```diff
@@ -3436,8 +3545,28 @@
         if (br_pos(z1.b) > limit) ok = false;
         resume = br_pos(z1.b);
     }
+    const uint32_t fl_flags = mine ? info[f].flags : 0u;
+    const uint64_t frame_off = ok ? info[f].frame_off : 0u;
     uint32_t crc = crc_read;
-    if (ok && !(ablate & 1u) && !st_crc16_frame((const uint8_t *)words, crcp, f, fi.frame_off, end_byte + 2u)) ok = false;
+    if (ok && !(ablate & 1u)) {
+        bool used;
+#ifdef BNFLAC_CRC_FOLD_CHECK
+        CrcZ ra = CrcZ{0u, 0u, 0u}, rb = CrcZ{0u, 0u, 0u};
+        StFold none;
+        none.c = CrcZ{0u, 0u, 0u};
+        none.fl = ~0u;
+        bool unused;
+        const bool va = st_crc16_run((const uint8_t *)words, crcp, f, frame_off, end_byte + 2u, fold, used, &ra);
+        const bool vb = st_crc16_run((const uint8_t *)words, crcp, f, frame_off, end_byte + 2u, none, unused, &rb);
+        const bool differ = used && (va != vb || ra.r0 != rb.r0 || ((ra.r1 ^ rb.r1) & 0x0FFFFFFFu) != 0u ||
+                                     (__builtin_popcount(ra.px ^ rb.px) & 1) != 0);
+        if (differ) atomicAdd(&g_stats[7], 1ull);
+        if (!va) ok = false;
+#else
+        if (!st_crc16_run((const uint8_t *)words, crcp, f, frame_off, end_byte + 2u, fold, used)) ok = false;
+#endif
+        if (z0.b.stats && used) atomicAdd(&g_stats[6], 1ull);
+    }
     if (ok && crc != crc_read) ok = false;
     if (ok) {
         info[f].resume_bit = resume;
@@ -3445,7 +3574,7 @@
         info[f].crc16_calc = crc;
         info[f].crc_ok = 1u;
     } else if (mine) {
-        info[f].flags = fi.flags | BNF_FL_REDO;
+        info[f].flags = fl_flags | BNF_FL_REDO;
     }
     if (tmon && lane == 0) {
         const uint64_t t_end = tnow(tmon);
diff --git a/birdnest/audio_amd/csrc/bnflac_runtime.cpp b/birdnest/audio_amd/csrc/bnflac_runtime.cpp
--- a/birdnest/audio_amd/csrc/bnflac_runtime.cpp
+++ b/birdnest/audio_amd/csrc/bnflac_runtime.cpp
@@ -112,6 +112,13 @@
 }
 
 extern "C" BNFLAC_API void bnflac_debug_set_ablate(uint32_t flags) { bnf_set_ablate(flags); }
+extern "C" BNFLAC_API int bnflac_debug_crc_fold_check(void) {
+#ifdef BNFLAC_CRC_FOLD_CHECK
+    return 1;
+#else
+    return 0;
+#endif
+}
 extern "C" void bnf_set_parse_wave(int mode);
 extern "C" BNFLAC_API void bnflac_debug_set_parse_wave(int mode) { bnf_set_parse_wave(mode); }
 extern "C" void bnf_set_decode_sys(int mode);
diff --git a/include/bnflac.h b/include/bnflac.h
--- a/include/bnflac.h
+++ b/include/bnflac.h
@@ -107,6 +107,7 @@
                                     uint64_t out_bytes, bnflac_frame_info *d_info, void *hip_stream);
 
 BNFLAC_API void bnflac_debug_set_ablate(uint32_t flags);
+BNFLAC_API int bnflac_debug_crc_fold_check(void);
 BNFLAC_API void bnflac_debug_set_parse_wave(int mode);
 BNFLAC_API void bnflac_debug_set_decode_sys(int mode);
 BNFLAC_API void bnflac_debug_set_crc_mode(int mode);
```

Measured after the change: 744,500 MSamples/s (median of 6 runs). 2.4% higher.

# # #

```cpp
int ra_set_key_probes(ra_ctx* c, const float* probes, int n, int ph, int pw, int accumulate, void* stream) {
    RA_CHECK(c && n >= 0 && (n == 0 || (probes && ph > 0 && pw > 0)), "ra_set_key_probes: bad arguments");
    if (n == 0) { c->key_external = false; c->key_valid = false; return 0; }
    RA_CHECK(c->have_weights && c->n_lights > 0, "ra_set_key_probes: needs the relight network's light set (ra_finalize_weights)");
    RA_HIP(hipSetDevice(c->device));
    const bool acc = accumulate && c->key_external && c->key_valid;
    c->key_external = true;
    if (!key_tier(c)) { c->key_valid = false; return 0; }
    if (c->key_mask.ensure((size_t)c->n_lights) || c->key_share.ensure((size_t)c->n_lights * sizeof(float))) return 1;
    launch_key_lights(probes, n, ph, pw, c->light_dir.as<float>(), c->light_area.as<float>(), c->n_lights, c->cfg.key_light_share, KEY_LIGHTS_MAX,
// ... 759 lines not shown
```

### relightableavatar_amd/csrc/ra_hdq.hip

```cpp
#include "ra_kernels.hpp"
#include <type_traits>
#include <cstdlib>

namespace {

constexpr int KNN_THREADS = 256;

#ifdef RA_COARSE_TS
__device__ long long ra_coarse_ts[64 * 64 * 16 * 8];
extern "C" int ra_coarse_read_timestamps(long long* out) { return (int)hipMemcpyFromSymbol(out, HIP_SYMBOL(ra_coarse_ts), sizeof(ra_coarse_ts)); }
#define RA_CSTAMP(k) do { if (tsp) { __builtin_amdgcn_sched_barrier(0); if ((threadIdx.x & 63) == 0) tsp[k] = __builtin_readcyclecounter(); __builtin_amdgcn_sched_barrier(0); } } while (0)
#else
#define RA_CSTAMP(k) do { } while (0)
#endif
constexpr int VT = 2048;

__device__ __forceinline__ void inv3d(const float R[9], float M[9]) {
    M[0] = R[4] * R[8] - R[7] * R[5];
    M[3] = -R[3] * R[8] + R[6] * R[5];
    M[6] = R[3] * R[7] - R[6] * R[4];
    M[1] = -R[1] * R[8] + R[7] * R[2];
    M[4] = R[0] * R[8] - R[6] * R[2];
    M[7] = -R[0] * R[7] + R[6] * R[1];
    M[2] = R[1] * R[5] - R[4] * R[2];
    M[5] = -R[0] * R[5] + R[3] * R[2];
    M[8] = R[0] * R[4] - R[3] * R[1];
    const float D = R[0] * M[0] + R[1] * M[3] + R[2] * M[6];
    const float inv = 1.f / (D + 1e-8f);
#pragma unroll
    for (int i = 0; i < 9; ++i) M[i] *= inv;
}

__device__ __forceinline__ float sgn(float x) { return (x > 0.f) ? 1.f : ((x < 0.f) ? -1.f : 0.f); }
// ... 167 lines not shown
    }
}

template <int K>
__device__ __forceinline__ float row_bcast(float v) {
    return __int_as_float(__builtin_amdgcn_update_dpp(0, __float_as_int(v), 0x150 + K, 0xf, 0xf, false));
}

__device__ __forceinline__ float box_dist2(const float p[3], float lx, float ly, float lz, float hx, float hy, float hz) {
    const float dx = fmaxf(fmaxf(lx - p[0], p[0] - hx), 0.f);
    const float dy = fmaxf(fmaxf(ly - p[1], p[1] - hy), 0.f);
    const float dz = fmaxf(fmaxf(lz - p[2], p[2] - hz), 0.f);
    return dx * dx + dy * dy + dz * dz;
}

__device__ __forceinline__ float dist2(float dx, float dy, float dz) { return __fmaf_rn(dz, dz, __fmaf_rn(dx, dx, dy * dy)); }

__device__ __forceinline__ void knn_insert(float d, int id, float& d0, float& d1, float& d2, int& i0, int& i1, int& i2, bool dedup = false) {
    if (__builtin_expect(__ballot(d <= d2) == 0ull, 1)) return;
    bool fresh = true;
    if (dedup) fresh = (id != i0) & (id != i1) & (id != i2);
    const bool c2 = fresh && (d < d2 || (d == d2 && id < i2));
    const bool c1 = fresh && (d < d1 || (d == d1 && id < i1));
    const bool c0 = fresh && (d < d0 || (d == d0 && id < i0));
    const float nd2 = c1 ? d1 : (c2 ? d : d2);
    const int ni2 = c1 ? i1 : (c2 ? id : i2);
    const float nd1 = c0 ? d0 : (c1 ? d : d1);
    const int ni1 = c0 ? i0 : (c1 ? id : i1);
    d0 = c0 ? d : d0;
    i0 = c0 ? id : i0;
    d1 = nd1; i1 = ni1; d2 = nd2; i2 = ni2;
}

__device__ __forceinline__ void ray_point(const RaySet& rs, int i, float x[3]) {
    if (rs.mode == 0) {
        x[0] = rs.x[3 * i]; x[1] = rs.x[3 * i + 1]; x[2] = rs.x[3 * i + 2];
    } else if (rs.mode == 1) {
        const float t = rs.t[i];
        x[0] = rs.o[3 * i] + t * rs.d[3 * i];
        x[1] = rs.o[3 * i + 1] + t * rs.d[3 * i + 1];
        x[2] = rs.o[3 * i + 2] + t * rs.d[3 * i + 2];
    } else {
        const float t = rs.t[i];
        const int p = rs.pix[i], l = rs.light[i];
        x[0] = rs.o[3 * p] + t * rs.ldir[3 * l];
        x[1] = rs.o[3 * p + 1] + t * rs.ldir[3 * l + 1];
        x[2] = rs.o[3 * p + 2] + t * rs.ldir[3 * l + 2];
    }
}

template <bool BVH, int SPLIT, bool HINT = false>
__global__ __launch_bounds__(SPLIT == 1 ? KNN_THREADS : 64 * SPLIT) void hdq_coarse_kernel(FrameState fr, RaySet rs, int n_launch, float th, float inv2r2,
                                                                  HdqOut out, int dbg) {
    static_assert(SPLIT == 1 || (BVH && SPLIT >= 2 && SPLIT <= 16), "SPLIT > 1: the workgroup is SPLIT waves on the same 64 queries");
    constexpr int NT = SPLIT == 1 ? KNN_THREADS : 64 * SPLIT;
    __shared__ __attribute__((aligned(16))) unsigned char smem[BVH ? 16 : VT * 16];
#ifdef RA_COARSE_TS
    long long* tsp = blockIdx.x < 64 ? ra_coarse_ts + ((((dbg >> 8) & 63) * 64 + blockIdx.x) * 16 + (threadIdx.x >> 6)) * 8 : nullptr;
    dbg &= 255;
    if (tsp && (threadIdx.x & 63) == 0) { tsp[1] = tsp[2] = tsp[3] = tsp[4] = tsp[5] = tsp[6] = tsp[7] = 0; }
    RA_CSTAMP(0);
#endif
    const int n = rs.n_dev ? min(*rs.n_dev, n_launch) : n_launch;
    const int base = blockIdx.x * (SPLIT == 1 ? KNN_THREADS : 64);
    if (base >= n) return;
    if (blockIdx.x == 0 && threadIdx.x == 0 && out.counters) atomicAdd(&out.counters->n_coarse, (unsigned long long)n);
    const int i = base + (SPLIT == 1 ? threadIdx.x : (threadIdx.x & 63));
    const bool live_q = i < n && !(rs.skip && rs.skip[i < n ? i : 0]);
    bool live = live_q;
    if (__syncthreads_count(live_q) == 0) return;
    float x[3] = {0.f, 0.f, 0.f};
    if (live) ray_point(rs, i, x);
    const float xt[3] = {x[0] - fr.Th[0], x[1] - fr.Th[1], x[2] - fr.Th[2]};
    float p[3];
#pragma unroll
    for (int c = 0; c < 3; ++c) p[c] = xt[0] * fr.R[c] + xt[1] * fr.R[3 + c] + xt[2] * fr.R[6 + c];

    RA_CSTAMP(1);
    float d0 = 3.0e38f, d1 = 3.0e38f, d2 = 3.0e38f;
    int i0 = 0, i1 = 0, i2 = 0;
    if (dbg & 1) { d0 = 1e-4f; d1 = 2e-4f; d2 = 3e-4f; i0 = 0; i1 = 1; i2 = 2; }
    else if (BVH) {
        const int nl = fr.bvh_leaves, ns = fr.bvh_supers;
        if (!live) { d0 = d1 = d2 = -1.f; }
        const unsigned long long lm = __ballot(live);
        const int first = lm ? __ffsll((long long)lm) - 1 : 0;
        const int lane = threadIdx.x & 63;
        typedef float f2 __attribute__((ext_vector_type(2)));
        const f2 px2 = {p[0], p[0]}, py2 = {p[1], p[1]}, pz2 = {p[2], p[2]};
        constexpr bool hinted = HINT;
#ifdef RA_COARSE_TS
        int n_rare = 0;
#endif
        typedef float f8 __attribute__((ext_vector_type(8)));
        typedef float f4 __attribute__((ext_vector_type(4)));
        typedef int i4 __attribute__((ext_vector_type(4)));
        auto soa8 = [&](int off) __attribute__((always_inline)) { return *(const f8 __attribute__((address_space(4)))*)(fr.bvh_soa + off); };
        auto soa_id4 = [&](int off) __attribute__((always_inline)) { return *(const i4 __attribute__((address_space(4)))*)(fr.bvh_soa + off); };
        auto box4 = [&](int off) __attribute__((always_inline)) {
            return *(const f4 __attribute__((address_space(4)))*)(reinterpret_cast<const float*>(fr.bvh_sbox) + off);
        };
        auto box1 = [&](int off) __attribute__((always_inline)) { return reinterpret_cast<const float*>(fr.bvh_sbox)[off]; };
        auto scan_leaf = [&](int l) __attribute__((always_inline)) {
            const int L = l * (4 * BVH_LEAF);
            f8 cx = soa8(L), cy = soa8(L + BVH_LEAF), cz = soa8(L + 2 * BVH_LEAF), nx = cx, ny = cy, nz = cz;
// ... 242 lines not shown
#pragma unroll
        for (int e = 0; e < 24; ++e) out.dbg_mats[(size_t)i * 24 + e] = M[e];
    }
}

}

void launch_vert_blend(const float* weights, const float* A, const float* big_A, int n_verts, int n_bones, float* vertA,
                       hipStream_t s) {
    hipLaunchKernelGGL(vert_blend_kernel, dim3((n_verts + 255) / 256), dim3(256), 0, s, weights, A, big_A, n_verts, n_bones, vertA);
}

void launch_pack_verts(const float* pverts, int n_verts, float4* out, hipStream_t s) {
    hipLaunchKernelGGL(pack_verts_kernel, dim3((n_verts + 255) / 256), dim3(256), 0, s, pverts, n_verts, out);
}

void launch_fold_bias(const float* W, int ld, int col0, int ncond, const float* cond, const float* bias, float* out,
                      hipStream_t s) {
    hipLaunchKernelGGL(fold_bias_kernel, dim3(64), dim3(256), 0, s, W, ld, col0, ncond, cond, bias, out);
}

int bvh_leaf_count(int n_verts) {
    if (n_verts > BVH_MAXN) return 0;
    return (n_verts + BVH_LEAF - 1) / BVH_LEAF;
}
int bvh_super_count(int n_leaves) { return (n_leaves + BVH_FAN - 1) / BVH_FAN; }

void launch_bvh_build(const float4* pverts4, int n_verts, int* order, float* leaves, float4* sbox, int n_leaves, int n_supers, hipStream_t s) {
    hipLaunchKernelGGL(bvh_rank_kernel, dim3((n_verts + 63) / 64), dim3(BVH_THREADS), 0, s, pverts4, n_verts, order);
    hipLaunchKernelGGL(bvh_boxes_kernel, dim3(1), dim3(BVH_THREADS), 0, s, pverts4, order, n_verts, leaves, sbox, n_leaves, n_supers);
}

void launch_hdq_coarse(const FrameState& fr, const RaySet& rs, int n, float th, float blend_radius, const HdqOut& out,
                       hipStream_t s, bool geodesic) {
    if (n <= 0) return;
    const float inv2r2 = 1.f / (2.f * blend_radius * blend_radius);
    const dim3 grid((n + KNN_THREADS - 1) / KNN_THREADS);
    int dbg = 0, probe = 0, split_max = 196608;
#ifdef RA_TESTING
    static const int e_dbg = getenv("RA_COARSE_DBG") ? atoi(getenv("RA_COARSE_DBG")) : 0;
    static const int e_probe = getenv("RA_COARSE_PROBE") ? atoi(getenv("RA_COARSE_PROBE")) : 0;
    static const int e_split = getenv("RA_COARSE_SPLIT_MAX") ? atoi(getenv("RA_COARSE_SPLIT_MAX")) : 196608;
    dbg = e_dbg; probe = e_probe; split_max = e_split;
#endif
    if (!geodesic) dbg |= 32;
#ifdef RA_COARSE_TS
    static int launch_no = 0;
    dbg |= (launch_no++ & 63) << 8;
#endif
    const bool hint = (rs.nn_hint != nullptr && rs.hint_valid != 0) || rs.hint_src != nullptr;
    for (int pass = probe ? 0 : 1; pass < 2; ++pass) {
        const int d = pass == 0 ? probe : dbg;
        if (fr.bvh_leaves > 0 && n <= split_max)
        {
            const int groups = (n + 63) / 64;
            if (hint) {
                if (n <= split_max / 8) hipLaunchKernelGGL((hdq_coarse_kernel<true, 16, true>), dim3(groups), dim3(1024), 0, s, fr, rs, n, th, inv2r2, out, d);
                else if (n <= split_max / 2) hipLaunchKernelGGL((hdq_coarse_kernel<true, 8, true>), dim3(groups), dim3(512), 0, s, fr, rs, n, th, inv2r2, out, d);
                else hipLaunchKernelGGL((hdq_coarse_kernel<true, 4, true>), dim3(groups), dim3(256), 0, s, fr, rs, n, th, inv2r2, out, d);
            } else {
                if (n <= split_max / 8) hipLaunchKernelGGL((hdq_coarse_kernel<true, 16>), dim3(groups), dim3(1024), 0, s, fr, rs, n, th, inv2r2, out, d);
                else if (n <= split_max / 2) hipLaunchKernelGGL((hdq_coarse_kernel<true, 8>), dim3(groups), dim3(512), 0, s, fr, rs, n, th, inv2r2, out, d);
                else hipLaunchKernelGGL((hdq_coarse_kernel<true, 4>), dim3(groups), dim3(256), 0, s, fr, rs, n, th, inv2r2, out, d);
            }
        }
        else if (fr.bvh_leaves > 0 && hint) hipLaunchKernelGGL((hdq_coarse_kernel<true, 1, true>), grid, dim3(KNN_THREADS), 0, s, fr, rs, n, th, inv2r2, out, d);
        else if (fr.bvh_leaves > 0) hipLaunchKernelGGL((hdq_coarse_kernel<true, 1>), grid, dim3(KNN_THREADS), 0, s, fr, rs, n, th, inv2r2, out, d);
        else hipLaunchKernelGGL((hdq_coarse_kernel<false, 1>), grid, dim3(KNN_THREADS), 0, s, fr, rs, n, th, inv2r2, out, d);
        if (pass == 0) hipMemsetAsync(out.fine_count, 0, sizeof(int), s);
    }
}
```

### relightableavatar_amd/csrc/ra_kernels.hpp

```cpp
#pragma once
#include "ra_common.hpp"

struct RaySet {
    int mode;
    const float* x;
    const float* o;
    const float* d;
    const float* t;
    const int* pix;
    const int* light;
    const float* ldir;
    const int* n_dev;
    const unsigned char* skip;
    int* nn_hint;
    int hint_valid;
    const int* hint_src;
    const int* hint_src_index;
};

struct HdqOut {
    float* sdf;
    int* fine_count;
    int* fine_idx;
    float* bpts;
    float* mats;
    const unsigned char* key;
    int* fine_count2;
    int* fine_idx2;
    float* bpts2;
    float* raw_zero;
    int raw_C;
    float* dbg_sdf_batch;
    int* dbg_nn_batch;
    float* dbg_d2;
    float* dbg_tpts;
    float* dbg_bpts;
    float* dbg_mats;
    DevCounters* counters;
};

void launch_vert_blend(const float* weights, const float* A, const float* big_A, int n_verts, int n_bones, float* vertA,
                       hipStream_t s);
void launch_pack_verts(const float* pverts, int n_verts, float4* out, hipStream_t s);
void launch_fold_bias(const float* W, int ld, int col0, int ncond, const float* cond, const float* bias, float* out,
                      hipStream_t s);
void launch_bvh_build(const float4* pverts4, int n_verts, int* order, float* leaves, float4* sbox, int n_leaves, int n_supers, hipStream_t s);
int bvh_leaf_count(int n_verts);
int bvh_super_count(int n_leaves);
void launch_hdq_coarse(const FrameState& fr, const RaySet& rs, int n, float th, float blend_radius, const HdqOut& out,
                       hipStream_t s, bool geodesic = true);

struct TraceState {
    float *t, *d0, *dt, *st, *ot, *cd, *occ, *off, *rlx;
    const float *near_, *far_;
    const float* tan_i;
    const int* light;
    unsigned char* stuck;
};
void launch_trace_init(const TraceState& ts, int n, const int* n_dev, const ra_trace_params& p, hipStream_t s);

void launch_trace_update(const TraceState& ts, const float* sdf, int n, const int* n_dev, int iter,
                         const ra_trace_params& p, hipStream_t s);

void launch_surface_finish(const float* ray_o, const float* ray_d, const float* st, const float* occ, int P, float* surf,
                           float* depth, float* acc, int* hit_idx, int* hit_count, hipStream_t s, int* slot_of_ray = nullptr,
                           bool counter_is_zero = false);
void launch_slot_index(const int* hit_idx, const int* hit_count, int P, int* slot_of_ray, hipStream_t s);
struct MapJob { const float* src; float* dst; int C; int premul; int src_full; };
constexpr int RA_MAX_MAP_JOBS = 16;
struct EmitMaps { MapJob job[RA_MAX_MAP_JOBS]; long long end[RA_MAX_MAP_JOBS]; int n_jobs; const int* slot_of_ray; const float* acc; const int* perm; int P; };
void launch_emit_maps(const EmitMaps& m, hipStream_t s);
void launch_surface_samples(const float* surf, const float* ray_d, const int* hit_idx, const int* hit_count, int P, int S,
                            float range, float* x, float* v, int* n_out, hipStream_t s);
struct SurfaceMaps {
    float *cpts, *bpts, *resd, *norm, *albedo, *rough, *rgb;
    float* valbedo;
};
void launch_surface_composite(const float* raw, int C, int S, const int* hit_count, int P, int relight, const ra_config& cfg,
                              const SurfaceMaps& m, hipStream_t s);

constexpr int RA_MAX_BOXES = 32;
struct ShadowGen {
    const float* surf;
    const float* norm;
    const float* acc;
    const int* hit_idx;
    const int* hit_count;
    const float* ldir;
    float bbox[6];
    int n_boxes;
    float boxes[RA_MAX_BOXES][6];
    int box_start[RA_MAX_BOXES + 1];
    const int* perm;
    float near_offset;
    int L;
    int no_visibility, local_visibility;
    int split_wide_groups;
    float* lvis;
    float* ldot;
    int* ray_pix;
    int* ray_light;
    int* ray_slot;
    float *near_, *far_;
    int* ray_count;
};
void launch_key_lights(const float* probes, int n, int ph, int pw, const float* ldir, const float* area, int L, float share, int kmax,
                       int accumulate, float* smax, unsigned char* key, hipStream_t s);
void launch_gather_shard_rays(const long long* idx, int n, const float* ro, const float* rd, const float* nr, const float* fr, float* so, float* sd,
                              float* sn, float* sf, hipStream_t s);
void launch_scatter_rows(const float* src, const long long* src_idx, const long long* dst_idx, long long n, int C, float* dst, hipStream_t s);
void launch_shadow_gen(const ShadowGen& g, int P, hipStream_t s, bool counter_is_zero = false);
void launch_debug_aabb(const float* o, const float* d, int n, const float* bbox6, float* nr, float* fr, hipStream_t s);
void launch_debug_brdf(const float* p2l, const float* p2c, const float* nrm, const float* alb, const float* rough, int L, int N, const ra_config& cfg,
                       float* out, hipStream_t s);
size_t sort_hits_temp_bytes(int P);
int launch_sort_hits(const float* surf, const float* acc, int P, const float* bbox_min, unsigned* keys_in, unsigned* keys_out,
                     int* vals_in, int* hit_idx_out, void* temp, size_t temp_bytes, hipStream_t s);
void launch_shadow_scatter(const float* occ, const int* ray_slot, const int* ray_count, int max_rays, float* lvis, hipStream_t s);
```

# # #

→ What to produce:
Return, from the material above, each line holding the string "unused".

→ Result of the exercise:
+        bool unused;
+        const bool vb = st_crc16_run((const uint8_t *)words, crcp, f, frame_off, end_byte + 2u, none, unused, &rb);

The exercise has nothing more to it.